(Beginning of Available data)

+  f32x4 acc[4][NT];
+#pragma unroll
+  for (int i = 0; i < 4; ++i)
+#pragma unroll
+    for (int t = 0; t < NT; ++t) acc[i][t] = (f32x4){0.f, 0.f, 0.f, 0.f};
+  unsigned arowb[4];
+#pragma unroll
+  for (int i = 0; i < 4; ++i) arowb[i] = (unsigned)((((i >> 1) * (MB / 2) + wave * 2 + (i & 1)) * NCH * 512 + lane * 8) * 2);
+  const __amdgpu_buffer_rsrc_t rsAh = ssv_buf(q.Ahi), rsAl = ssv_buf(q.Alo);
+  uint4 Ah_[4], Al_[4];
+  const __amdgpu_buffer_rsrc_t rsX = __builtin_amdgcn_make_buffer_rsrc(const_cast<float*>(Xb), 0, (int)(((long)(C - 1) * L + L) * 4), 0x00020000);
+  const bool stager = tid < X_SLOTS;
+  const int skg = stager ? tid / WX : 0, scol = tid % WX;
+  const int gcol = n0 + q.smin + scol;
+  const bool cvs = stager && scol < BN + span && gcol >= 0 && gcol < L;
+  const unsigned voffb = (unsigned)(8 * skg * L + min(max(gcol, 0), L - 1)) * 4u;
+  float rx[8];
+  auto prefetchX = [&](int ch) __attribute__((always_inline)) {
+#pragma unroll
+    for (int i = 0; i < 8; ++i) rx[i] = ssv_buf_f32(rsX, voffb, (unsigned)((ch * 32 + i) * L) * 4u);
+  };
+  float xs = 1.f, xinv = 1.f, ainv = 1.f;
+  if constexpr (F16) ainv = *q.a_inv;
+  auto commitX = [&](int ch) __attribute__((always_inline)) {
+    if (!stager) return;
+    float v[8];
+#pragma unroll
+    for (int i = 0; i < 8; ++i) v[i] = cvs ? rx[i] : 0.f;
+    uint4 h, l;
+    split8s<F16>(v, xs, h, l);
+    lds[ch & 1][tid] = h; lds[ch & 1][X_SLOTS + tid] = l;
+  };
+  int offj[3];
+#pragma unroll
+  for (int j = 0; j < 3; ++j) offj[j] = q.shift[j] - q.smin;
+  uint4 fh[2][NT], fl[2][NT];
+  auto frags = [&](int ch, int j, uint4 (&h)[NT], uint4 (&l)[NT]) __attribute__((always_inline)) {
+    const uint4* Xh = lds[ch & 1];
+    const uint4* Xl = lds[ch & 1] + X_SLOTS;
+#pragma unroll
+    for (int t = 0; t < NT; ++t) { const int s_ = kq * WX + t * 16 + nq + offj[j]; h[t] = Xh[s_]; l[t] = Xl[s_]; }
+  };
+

(End of Available data)
(Beginning of Available data)

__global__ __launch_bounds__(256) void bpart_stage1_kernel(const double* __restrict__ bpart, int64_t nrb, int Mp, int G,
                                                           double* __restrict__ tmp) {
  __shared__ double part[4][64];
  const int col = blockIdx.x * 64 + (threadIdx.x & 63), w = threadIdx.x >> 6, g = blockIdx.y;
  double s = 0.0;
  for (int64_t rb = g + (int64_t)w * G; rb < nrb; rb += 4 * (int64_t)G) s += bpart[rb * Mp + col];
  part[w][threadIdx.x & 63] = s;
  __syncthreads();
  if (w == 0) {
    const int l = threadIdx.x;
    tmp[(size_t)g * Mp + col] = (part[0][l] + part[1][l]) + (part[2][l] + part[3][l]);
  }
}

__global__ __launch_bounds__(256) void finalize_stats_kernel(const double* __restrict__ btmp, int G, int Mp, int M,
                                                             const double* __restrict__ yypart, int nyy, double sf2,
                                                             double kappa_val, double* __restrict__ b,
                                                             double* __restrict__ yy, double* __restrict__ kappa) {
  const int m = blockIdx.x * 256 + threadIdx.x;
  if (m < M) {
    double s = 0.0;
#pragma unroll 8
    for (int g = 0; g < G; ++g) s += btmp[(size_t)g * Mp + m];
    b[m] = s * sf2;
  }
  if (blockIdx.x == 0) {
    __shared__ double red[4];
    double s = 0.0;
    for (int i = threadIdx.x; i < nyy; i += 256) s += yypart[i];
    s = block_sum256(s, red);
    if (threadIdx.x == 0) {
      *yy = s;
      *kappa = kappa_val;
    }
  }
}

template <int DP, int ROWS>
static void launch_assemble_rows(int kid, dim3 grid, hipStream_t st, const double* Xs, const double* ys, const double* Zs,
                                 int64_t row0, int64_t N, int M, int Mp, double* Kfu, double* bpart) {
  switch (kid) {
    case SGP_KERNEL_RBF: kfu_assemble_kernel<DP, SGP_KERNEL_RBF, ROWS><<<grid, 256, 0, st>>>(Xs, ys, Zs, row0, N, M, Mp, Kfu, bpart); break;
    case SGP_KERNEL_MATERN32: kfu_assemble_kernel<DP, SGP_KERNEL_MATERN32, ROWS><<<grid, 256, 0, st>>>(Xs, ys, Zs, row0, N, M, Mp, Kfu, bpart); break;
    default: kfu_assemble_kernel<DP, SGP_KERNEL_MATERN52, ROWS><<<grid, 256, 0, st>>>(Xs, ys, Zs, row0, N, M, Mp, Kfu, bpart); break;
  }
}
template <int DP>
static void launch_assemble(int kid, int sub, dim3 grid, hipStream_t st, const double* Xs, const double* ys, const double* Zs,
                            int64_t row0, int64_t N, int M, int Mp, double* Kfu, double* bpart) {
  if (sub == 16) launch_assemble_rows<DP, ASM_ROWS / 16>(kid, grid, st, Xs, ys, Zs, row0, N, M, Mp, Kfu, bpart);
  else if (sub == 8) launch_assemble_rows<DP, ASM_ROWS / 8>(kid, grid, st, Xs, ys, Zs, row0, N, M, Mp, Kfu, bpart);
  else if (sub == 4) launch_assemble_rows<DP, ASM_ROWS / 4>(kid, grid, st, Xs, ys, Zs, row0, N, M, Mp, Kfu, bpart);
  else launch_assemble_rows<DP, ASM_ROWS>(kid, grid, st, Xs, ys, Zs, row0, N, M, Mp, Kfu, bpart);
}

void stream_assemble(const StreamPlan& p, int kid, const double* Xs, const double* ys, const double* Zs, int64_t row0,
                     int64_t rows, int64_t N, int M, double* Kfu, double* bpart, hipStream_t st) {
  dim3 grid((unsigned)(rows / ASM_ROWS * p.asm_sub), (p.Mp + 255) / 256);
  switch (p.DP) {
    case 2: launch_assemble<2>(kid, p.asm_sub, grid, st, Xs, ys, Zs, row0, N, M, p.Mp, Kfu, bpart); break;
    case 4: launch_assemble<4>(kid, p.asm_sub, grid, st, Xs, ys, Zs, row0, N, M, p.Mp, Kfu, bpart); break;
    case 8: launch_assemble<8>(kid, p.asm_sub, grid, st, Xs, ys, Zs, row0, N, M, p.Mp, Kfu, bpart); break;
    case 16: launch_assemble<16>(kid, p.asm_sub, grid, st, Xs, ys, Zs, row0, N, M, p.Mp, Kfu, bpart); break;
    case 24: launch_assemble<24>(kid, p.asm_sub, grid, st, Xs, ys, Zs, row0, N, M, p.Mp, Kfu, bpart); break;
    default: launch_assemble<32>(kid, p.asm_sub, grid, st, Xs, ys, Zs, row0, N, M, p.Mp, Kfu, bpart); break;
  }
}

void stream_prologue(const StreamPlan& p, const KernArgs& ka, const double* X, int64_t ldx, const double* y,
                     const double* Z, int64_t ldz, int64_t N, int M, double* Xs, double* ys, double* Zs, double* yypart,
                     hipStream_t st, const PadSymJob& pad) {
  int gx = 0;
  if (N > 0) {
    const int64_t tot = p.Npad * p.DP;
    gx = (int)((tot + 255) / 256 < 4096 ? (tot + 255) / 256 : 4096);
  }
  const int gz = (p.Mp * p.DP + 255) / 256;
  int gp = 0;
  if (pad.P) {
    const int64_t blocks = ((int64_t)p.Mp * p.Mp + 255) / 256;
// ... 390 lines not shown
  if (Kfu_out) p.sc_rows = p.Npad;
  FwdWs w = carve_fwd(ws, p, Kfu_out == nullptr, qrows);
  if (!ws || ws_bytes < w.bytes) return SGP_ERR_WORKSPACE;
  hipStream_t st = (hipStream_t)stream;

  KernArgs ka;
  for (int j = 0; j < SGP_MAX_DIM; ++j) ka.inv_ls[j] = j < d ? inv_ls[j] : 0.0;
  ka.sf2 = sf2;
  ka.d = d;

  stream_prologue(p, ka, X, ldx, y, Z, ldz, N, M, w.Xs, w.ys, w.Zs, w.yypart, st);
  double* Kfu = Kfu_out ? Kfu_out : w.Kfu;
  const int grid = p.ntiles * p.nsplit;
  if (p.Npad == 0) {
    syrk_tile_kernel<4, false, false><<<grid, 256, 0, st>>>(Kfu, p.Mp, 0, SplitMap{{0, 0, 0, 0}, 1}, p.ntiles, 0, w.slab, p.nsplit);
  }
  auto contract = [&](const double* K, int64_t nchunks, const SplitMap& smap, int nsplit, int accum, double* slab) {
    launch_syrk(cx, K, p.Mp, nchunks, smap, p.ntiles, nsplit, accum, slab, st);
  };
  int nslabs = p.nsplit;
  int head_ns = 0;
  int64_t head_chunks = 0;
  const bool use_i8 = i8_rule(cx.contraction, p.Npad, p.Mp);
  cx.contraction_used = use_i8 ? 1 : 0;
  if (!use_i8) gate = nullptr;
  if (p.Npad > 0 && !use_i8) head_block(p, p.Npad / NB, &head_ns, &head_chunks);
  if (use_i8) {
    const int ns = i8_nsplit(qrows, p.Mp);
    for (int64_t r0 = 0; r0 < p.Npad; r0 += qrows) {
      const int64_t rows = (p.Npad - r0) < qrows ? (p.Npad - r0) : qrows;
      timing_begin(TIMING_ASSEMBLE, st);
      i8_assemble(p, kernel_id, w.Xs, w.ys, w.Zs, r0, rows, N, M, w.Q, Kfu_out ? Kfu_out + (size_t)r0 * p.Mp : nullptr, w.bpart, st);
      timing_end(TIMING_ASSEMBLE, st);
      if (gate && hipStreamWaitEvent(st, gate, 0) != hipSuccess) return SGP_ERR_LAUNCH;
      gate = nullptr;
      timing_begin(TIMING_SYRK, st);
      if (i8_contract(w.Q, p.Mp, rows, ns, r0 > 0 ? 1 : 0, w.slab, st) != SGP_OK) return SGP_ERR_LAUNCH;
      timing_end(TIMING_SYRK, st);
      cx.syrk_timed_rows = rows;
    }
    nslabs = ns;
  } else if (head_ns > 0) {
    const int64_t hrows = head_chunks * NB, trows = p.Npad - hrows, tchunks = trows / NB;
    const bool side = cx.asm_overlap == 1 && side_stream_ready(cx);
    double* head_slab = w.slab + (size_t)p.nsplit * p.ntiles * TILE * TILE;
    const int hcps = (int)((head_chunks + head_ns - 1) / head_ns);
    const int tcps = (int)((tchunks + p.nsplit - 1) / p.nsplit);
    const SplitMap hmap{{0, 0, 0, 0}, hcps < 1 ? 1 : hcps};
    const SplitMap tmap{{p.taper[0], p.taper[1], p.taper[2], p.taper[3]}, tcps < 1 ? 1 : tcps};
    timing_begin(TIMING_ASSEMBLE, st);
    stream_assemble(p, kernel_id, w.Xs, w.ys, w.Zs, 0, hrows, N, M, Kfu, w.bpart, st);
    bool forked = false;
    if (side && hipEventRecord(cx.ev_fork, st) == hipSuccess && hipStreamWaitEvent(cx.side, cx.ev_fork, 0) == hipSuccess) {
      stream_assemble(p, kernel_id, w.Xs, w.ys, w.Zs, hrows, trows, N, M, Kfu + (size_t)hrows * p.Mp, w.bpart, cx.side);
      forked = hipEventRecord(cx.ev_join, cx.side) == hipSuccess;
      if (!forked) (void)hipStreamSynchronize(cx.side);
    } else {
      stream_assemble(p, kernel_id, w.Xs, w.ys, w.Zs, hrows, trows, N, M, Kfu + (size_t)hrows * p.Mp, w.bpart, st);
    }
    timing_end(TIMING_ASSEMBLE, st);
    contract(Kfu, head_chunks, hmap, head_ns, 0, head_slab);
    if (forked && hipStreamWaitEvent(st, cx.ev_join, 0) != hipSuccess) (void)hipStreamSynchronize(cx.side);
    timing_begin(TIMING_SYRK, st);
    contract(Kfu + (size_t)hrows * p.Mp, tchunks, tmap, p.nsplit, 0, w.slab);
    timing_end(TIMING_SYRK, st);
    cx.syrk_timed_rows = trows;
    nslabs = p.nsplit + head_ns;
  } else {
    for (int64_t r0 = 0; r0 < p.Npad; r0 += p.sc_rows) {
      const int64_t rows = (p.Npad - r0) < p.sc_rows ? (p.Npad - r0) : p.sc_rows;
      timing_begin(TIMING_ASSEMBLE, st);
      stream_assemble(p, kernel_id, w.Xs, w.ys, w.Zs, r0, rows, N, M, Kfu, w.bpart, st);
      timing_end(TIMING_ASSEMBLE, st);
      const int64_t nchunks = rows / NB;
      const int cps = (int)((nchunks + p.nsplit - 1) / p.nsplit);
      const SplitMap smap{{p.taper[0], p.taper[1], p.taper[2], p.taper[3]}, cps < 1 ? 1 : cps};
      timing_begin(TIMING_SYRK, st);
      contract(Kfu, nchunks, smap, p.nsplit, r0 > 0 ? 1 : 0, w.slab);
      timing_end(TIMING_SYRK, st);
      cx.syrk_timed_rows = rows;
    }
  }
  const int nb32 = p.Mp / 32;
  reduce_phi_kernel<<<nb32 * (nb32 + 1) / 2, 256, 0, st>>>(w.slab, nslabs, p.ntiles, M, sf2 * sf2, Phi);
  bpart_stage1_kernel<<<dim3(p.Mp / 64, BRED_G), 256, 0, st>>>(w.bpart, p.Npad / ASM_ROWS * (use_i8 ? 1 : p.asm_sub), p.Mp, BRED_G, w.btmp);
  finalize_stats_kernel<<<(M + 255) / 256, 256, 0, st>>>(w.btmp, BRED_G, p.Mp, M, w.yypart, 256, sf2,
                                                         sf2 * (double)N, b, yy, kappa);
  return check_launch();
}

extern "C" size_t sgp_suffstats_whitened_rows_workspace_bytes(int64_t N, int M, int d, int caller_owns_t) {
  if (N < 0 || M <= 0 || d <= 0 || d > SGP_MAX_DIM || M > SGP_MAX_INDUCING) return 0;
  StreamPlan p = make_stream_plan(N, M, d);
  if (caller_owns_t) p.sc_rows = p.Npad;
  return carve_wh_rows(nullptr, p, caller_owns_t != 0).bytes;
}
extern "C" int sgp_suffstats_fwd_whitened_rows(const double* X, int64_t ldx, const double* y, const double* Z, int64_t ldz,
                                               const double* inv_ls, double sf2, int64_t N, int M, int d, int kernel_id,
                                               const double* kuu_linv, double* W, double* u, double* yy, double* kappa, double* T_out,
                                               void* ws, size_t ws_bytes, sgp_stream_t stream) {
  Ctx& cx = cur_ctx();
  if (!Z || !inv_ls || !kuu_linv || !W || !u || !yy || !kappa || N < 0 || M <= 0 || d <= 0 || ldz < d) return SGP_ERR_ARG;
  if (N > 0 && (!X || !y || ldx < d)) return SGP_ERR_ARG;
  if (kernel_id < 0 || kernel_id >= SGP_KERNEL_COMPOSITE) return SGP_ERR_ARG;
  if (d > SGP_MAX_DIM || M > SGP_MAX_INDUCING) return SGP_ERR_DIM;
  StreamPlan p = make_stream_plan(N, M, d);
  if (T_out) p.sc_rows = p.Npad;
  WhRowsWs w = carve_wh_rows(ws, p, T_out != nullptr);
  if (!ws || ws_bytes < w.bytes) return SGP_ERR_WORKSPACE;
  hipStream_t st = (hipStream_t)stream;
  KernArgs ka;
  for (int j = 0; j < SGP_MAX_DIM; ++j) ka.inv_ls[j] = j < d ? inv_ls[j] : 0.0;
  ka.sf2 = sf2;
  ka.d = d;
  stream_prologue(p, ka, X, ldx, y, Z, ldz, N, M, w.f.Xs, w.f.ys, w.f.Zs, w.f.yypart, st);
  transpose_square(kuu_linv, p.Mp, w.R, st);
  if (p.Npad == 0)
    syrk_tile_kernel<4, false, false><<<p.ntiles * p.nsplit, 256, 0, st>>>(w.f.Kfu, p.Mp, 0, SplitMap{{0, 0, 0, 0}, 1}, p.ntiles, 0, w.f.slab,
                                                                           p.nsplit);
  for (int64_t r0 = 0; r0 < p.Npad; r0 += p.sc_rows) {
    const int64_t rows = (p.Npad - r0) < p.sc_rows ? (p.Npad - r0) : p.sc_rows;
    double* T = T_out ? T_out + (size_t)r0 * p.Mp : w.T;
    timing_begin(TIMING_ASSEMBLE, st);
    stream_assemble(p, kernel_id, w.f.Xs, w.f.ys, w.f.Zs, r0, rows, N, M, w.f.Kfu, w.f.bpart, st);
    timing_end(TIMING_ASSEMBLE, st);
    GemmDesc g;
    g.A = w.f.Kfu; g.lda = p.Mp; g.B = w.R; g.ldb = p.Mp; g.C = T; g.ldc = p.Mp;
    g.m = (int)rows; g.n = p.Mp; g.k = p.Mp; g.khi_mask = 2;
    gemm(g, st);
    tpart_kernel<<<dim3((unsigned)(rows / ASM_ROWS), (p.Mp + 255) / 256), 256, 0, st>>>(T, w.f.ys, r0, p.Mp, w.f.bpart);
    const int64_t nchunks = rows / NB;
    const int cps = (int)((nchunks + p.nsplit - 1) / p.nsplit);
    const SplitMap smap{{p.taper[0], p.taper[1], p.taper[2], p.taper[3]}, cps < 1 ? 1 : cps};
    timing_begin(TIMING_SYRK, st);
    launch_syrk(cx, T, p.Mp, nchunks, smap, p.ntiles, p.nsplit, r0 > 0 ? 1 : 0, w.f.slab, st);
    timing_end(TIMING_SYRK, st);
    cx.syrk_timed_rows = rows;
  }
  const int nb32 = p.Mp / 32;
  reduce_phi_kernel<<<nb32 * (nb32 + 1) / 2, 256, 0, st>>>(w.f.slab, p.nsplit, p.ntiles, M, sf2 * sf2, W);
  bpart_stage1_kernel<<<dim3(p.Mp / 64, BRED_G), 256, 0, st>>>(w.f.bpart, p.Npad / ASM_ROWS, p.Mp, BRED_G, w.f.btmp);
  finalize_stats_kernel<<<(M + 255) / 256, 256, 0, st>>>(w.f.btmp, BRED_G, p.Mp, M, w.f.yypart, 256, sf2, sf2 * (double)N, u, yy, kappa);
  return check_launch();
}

(End of Available data)

All lines of the entries above where "forked" turns up should be reported.

Exercise answer.
    bool forked = false;
      forked = hipEventRecord(cx.ev_join, cx.side) == hipSuccess;
      if (!forked) (void)hipStreamSynchronize(cx.side);
    if (forked && hipStreamWaitEvent(st, cx.ev_join, 0) != hipSuccess) (void)hipStreamSynchronize(cx.side);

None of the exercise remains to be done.